@@ -300,23 +383,22 @@
   int nblk = (2 * cnt + 31) / 32 - J0;
   if (nblk <= 0) return;
   if (nblk > nb_cap) nblk = nb_cap;
-  const int lane = threadIdx.x & 63, wave = threadIdx.x >> 6;
-  const bool isD = wave == 0;
-  const int mw = wave - 1;
+  const int lane = threadIdx.x & 63, wave0 = __builtin_amdgcn_readfirstlane(threadIdx.x >> 6);
   const bool half_last = 2 * cnt - 32 * (J0 + nblk - 1) <= 16;
   auto off_need = [&](int I) { return (half_last && I == nblk - 1) ? kTileRowsLo : kTileAll; };
   auto diag_need = [&](int I) { return (half_last && I == nblk - 1) ? kTileDiagLo : kTileDiag; };
   __shared__ double sTile[32][33];
   __shared__ double sLinv[32 * kLinvPitch];
   __shared__ double sNext[1024];
+  __shared__ double sNext2[1024];
   __shared__ __attribute__((aligned(16))) double sCol[2][64];
-  __shared__ double sIdent[32][33];
-  double* Sb = St + (size_t)b * mld * mld + (size_t)J0 * 32 * mld + J0 * 32;
+  __shared__ double sIdent[64];
+  double* Sb0 = St + (size_t)b * mld * mld + (size_t)J0 * 32 * mld + J0 * 32;
   LinvT += (size_t)J0 * 1024;
 #ifdef SL2_CHOL_TRACE
-#define TRL(slot) do { if (trace && lane == 0 && J < 8) trace[(((size_t)b * 4 + wave) * 8 + J) * 4 + (slot)] = (long long)__builtin_readcyclecounter(); } while (0)
+#define TRL(col, slot) do { if (trace && lane == 0 && (col) < 8) trace[(((size_t)b * 4 + wave) * 8 + (col)) * 4 + (slot)] = (long long)__builtin_readcyclecounter(); } while (0)
 #else
-#define TRL(slot) do { } while (0)
+#define TRL(col, slot) do { } while (0)
 #endif
 #ifdef SL2_CHOL_TRACE
   if (trace && lane == 0) trace[(size_t)gridDim.x * 4 * 8 * 4 + b * 4 + wave] = __builtin_amdgcn_s_getreg(63492);
@@ -329,31 +411,30 @@
 #pragma unroll
         for (int r4 = 0; r4 < 4; ++r4) sTile[16 * it + lo][16 * jt + hi + 4 * r4] = t.f[jt][it][r4];
   };
-  if (mw == 0) diag_to_lds(tile_load(Sb, mld, 0, 0, lane & 15, lane >> 4), lane & 15, lane >> 4);
-  for (int i = threadIdx.x; i < 32 * 33; i += 256) (&sIdent[0][0])[i] = (i / 33 == i % 33) ? 1.0 : 0.0;
+  if (wave0 == 1) diag_to_lds(tile_load(Sb0, mld, 0, 0, lane & 15, lane >> 4), lane & 15, lane >> 4);
+  if (threadIdx.x < 64) sIdent[threadIdx.x] = threadIdx.x == 31 ? 1.0 : 0.0;
   __syncthreads();
-  for (int J = 0; J < nblk; ++J) {
-    const int o = J * 32;
-    int lane_j = lane;
-    asm volatile("" : "+v"(lane_j));
-    const int lo = lane_j & 15, hi = lane_j >> 4;
-    const bool more = J + 1 < nblk;
-    TRL(0);
-    TRL(1);
-    auto solve_stored = [&](int turn) {
-      for (int sidx = turn; ; sidx += 3) {
-        const int t = sidx == 0 ? 3 : sidx + 4;
-        if (J + t >= nblk) break;
-        const Tile32 u = tile_panel(sLinv, Sb, mld, o, (J + t) * 32, lo, hi, off_need(J + t));
-        tile_store(Sb, mld, o, (J + t) * 32, lo, hi, u);
-      }
+  for (int Jstep = 0; Jstep < nblk; Jstep += 2) {
+    int J = Jstep, wave = wave0;
+    size_t step_zero = 0;
+    asm volatile("" : "+s"(J), "+s"(step_zero), "+s"(mld), "+s"(wave));
+    const bool isD = wave == 0;
+    const int mw = wave - 1;
+    double* __restrict__ Sb = Sb0 + step_zero;
+    const bool pair = chol_step_is_pair(nblk, J);
+    const int nrow = nblk - (J + 2);
+    auto fresh_lane = [&]() __attribute__((always_inline)) {
+      int l = lane;
+      asm volatile("" : "+v"(l));
+      return l;
     };
-    if (isD) {
+    auto d_factor = [&]() __attribute__((always_inline)) {
+      const int lane_j = fresh_lane();
       __builtin_amdgcn_s_setprio(3);
       const int r = lane_j & 31;
       const bool low = lane_j < 32;
       double a[32];
-      const double* src = low ? &sTile[r][0] : &sIdent[r][0];
+      const double* src = low ? &sTile[r][0] : &sIdent[31 - r];
 #pragma unroll
       for (int c = 0; c < 32; ++c) a[c] = src[c];
       double* rows = low ? &sTile[r][0] : &sLinv[r * kLinvPitch];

→ **WHAT YOU HAVE TO DO**
If a line in the records includes the string "bool", copy it.

→ **RESPONSE**
-  const bool isD = wave == 0;
   const bool half_last = 2 * cnt - 32 * (J0 + nblk - 1) <= 16;
-    const bool more = J + 1 < nblk;
+    const bool isD = wave == 0;
+    const bool pair = chol_step_is_pair(nblk, J);
       const bool low = lane_j < 32;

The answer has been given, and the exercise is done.